Well, in some cases. I do believe in using the right tool for the job, and, believe it or not, VB was the right tool for this job.
I had a need to convert an NT username to a full name. I found a lot of different, complicated methods of querying Active Directory, but the simplest answer was in VBScript:
v = GetObject("WinNT://domain/username")
v.FullName
As I looked and looked for an easy way to do this in .Net, I discovered that the GetObject function exists in VB.Net. Even better, after a quick trial, the same two lines of VBScript code worked in VB.Net!
Now, as it so happens, I was doing this in a Reporting Services report, which, for editing code, follows in the footsteps of SQL 2000's DTS ActiveX Task code editor — namely, VB in a textbox. What I discovered is, although it works great in the Visual Studio IDE, when I deployed it to the Reporting Services server (even on my local box, where every account is running as Administrator), it failed with a security exception.
The reasoning for this makes a whole lot of sense. Since you can access Reporting Services with a web browser and upload any .rdl files you want, if it didn't apply security constraints to that code, then anyone could upload any code they wanted to run as the Reporting Services account. Great, but how do you get around it when you need to?
The answer to that, I found (although not without a lot of digging), can be as simple as registering an assembly in the GAC, marking it with AllowPartiallyTrustedCallers, having it assert FullTrust permissions, and letting it do the restricted call. The report can then reference that assembly, and all is right with the world again.
Since I had to move this out of Reporting Services's code textbox, I thought I'd try rewriting it in C#. I still had a reference to the VisualBasic namespace to use the GetObject function, but the object i got back was of type System.__ComObject, and from there, I admit, I was stuck. Reflection couldn't get me to the properties, and C# doesn't allow for late-binding.

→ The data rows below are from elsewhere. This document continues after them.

struct FwdArgs {
  const void* srcA; const void* srcB;
  const float* scA; const float* shA;
  const float* scB; const float* shB;
  int CAs, CBs;
  int Nimg, Hs, Ws;
  int up;
  int Ho, Wo, stride;
  int kh, kw, dil, pad;
  const void* W; int Kpad; int K;
  const float* bias;
  int Nout;
  int relu;
  uint32_t drop_seed; float drop_rate;
  void* out; int out_stride; int out_mode; int Cps;
  void* out2; int out2_stride; int split_c;
  const void* addend; int addend_stride;
  const void* mask; int mask_stride; float mask_scale;
  const void* mask2; int mask2_stride; float mask2_scale;
  float* accum; int accum_stride;
  float* bn_sum; float* bn_sq;
  const void* bnr_z; int bnr_zs;
// ... 197 lines not shown
    }
    Grp<TO> gr;
    if (a.out_mode == 1) {
      int sub = n / a.Cps, c = n - sub * a.Cps;
      int nimg = m / HWo, rem = m - nimg * HWo, yo = rem / a.Wo, xo = rem - yo * a.Wo;
      size_t pix = ((size_t)nimg * (2 * a.Ho) + 2 * yo + (sub >> 1)) * (2 * a.Wo) + 2 * xo + (sub & 1);
      if constexpr (F8) {
        if (a.out_f8) {
          *reinterpret_cast<uint2*>(reinterpret_cast<unsigned char*>(a.out) + pix * a.out_stride + c) = f8x8_from_f(v);
          continue;
        }
      }
      grp_from_f(gr, v);
      grp_store(gr, reinterpret_cast<TO*>(a.out) + pix * a.out_stride + c);
    } else if (a.out_mode == 2 && n >= a.split_c) {
      const int c = n - a.split_c;
      if (a.mask2) {
        float mk[8];
        grp_load(gr, reinterpret_cast<const TO*>(a.mask2) + (size_t)m * a.mask2_stride + c);
        grp_to_f(gr, mk);
#pragma unroll
        for (int j = 0; j < 8; ++j) v[j] = mk[j] > 0.f ? v[j] * a.mask2_scale : 0.f;
      }
      grp_from_f(gr, v);
      grp_store(gr, reinterpret_cast<TO*>(a.out2) + (size_t)m * a.out2_stride + c);
      if (a.bn_sum) {
#pragma unroll
        for (int j = 0; j < 8; ++j) { bs[j] += v[j]; bq[j] += v[j] * v[j]; }
      }
      continue;
    } else {
      if (!a.out) continue;
      if constexpr (F8) {
        if (a.out_f8) {
          *reinterpret_cast<uint2*>(reinterpret_cast<unsigned char*>(a.out) + (size_t)m * a.out_stride + n) =
              f8x8_from_f(v);
          continue;
        }
      }
      float f[8];
      if (a.addend) {
        grp_load(gr, reinterpret_cast<const TO*>(a.addend) + (size_t)m * a.addend_stride + n);
        grp_to_f(gr, f);
#pragma unroll
        for (int j = 0; j < 8; ++j) v[j] += f[j];
      }
      if (a.mask) {
        grp_load(gr, reinterpret_cast<const TO*>(a.mask) + (size_t)m * a.mask_stride + n);
        grp_to_f(gr, f);
#pragma unroll
        for (int j = 0; j < 8; ++j) v[j] = f[j] > 0.f ? v[j] * a.mask_scale : 0.f;
      }
      grp_from_f(gr, v);
      grp_store(gr, reinterpret_cast<TO*>(a.out) + (size_t)m * a.out_stride + n);
      if (a.accum) {
        float* ap = a.accum + (size_t)m * a.accum_stride + n;
        float r[8];
        grp_to_f(gr, r);
#pragma unroll
        for (int j = 0; j < 8; ++j) ap[j] += r[j];
      }
    }
    if (a.bn_sum) {
#pragma unroll
      for (int j = 0; j < 8; ++j) { bs[j] += v[j]; bq[j] += v[j] * v[j]; }
    }
  }
}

Could I have solved it in C# eventually? No doubt. But how long would it have taken me? This is my last day on this project, and I'd like to get things done; so if I can get it done by adding an assembly consisting of 15 lines of VB code in the GAC and call it a day, I have to wonder: why bother with anything else?
Imports System
Imports System.Security
Imports System.Security.Permissions
<Assembly: AllowPartiallyTrustedCallers()>
<PermissionSet(SecurityAction.Assert, Name:="FullTrust")> _
Public Class ADLookup
Public Shared Function GetFullName(ByVal NTName As String) As String
If String.IsNullOrEmpty(NTName) Then Return String.Empty
Try
Dim s As String = String.Format("WinNT://{0}", NTName.Replace("\"c, "/"c))
Dim x As Object = GetObject(s)
Return Convert.ToString(x.FullName)
Catch
Return String.Empty
End Try
End Function
End Class
Reminds me of doing .Net 1.1 code, importing the VB namespace to get at simple functions like IsNumeric and IsDate (tryParse didn't exist for many classes then, and at the time I wasn't experienced with try/catch, certainly not enough to rely on it for intentional testing of data).